◆ TASK BRIEF:
Go to the line below containing "double e0, e1, e2, e3;" and print exactly from there through the line containing "d2 = -(ce * e2);", both included. Print nothing else.

[TASK DATA Boundary: Start]

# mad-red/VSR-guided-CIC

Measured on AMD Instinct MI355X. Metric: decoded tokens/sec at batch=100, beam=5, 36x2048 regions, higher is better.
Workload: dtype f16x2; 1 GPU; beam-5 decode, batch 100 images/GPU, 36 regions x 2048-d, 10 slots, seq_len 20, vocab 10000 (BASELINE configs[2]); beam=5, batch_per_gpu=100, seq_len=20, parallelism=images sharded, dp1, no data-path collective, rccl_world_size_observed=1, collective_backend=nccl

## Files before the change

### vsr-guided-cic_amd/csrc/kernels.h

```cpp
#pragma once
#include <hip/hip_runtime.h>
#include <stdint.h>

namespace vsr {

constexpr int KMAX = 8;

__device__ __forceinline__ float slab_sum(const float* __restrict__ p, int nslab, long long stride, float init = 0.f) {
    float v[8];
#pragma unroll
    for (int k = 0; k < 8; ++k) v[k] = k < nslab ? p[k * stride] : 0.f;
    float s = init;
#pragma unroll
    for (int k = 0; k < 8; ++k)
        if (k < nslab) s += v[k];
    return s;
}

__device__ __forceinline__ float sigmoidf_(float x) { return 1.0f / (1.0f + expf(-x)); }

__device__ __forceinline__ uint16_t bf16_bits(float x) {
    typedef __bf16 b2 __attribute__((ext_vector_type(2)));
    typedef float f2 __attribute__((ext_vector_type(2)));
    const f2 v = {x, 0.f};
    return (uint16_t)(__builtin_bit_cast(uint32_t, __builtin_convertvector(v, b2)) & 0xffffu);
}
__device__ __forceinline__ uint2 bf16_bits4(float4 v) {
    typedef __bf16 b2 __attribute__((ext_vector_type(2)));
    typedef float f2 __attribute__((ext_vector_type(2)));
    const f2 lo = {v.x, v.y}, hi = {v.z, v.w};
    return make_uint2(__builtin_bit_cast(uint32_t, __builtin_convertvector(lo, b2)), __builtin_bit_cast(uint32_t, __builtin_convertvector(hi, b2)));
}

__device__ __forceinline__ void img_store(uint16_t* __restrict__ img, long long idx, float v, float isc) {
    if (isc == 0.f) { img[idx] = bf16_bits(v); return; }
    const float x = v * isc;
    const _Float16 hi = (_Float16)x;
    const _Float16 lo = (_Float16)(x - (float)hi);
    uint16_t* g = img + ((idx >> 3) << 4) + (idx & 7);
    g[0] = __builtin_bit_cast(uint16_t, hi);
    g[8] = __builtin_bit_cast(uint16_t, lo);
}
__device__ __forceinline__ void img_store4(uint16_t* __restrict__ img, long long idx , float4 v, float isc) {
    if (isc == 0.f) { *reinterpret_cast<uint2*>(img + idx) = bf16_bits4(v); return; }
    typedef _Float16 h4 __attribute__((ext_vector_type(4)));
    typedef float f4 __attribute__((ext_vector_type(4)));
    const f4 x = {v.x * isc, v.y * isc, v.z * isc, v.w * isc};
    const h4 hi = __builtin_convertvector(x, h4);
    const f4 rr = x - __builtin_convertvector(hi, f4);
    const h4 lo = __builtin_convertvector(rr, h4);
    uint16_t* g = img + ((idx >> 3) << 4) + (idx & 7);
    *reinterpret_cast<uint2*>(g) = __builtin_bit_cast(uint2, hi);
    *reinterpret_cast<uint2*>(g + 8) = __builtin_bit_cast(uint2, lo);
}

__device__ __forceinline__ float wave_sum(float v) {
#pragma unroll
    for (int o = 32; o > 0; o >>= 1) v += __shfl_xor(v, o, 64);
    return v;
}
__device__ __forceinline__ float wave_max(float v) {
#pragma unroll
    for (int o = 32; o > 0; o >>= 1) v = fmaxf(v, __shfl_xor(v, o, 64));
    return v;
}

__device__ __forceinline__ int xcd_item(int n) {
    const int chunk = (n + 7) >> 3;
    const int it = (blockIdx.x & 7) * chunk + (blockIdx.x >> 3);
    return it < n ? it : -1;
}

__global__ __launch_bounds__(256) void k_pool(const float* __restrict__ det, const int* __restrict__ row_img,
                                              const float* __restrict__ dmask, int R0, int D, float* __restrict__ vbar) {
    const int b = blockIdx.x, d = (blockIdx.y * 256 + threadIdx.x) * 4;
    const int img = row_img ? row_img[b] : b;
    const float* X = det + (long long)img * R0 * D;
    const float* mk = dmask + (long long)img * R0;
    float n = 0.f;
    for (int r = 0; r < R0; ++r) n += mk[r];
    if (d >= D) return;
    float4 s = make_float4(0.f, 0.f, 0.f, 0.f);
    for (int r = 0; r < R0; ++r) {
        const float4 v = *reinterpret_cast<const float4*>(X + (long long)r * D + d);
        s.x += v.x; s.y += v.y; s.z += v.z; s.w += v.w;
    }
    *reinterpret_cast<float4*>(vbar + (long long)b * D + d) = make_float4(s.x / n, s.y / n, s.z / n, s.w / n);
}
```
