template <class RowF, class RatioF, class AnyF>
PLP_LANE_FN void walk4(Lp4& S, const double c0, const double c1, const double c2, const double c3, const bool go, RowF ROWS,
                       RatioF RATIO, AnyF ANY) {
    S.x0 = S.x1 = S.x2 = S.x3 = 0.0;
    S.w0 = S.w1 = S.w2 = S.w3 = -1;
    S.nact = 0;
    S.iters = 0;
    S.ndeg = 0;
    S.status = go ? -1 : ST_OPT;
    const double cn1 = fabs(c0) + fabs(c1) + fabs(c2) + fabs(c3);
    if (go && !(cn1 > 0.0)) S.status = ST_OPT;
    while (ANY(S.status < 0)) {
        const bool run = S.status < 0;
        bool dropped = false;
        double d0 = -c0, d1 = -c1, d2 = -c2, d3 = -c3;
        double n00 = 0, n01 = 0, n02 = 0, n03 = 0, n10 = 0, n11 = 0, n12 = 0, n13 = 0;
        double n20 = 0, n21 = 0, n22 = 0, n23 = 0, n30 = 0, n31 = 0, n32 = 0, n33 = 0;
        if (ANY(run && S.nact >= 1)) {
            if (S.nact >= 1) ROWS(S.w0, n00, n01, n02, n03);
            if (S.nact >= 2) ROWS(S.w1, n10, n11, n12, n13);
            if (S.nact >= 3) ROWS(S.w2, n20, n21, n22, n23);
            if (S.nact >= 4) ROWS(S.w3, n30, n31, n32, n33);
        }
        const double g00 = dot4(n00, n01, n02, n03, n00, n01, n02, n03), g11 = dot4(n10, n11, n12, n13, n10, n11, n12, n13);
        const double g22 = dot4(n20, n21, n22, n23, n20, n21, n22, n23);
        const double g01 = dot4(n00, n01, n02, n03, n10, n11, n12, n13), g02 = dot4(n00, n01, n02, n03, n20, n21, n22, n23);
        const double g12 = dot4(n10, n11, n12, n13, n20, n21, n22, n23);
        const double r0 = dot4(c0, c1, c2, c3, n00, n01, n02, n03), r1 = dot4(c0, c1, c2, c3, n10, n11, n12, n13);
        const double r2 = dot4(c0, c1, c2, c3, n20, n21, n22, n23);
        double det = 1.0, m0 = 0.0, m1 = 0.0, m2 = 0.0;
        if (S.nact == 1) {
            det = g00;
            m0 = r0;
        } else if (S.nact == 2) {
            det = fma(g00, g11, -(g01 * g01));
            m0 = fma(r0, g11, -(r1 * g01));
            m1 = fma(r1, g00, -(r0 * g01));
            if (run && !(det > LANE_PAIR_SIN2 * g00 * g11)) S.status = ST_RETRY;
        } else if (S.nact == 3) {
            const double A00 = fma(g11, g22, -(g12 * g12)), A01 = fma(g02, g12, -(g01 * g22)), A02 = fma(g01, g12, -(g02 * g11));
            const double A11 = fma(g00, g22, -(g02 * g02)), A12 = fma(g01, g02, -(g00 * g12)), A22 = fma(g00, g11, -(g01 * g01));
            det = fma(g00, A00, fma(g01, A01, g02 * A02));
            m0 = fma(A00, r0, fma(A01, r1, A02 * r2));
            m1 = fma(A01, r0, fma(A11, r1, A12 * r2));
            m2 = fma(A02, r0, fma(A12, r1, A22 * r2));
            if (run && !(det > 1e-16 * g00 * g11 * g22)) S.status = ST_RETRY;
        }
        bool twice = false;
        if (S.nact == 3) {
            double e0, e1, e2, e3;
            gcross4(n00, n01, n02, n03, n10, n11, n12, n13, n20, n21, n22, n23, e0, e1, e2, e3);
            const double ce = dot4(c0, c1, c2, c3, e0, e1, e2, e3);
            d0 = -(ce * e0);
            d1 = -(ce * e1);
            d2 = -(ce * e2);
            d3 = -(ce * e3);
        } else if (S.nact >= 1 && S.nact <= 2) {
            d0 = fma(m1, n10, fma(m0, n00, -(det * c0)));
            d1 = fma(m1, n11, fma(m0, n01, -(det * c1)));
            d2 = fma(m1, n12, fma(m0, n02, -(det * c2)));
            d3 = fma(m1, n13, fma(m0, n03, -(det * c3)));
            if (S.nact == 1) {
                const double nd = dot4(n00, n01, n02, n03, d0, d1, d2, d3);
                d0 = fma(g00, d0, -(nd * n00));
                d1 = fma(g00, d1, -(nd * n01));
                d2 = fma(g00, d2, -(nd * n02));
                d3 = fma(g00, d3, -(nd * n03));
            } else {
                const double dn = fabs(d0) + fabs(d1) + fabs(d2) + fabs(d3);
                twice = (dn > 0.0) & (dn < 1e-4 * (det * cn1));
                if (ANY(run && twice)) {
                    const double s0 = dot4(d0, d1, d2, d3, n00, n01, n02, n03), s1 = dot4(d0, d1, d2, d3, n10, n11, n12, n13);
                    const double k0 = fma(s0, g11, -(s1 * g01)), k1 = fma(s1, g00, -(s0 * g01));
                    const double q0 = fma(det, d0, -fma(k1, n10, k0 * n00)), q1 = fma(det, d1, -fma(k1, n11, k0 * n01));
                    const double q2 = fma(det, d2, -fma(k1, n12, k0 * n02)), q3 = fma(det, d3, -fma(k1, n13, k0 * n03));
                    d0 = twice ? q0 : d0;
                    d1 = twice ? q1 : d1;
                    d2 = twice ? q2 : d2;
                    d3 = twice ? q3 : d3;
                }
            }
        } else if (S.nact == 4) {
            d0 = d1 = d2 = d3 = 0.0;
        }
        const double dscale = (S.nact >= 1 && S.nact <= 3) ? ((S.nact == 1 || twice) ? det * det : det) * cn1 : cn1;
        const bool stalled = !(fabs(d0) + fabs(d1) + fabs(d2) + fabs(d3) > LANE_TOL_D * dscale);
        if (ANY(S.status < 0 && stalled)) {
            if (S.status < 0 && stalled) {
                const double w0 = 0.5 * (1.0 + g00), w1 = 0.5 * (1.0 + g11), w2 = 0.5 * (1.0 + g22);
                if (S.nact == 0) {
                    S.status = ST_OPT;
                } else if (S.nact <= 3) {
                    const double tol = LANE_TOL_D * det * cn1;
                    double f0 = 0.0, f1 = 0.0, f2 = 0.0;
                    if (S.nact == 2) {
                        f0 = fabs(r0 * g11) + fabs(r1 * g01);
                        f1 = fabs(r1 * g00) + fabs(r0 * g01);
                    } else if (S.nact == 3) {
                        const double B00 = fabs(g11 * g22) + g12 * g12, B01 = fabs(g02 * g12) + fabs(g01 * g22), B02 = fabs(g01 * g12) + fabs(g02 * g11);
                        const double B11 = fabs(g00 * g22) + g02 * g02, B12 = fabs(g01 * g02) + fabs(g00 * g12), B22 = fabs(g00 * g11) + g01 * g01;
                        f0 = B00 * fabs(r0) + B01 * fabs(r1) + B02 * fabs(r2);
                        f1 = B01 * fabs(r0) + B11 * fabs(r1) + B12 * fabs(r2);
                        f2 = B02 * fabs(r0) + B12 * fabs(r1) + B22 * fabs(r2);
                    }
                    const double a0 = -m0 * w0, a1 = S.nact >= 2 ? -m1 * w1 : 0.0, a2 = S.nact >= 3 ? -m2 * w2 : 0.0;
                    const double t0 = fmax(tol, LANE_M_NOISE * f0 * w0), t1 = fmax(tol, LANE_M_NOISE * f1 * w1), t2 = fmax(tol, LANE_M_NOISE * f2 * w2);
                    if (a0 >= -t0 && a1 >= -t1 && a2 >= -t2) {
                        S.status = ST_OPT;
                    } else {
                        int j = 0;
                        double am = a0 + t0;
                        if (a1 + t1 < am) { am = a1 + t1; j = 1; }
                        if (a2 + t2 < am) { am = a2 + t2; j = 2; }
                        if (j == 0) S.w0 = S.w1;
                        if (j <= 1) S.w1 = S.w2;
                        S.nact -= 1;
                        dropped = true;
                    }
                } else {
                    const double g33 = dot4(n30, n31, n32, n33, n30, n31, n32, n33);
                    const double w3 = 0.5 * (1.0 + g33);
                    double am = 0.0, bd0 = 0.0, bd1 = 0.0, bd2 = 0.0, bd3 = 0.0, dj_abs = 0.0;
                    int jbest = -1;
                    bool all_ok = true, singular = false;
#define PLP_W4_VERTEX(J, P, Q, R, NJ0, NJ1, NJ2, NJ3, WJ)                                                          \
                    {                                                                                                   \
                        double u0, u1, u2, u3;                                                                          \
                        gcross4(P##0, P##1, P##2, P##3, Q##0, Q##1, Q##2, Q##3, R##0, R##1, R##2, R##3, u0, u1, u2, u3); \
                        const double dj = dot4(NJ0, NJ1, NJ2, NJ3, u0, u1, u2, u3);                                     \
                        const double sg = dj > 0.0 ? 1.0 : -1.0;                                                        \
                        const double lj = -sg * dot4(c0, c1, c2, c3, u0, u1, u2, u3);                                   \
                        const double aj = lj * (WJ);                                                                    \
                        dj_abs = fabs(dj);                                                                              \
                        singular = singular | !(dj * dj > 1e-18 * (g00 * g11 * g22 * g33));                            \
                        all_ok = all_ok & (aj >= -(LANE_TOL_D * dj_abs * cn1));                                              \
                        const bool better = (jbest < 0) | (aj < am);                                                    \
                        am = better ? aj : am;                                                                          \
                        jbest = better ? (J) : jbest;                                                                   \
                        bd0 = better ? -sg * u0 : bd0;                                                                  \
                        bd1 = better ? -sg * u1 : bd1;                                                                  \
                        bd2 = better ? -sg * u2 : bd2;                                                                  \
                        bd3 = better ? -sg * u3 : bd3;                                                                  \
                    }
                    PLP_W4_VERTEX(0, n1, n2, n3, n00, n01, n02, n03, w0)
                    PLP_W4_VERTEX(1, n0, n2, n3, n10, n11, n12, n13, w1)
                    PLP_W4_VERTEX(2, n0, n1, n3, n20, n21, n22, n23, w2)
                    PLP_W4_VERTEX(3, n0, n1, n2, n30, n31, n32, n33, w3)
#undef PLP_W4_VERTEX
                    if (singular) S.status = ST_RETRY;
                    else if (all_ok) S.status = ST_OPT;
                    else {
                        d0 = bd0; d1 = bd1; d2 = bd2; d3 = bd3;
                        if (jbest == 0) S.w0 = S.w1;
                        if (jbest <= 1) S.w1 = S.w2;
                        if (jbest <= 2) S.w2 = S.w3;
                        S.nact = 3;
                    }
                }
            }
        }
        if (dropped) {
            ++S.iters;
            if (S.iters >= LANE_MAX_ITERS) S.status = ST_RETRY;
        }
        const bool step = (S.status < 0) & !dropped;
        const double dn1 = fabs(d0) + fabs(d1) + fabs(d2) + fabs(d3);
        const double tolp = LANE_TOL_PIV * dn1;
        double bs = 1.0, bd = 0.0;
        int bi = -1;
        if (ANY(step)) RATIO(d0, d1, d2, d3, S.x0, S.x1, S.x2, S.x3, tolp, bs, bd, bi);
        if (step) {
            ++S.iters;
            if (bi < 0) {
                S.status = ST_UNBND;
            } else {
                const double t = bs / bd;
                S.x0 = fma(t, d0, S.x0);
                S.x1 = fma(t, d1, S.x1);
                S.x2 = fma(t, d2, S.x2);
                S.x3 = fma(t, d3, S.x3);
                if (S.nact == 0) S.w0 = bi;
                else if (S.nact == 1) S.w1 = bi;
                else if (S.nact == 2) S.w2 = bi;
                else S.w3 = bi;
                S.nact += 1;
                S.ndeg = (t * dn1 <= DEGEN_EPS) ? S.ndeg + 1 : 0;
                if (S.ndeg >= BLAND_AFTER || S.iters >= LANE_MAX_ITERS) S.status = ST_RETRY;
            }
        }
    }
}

[TASK DATA Boundary: End]

◆ ANSWER BELOW:
            double e0, e1, e2, e3;
            gcross4(n00, n01, n02, n03, n10, n11, n12, n13, n20, n21, n22, n23, e0, e1, e2, e3);
            const double ce = dot4(c0, c1, c2, c3, e0, e1, e2, e3);
            d0 = -(ce * e0);
            d1 = -(ce * e1);
            d2 = -(ce * e2);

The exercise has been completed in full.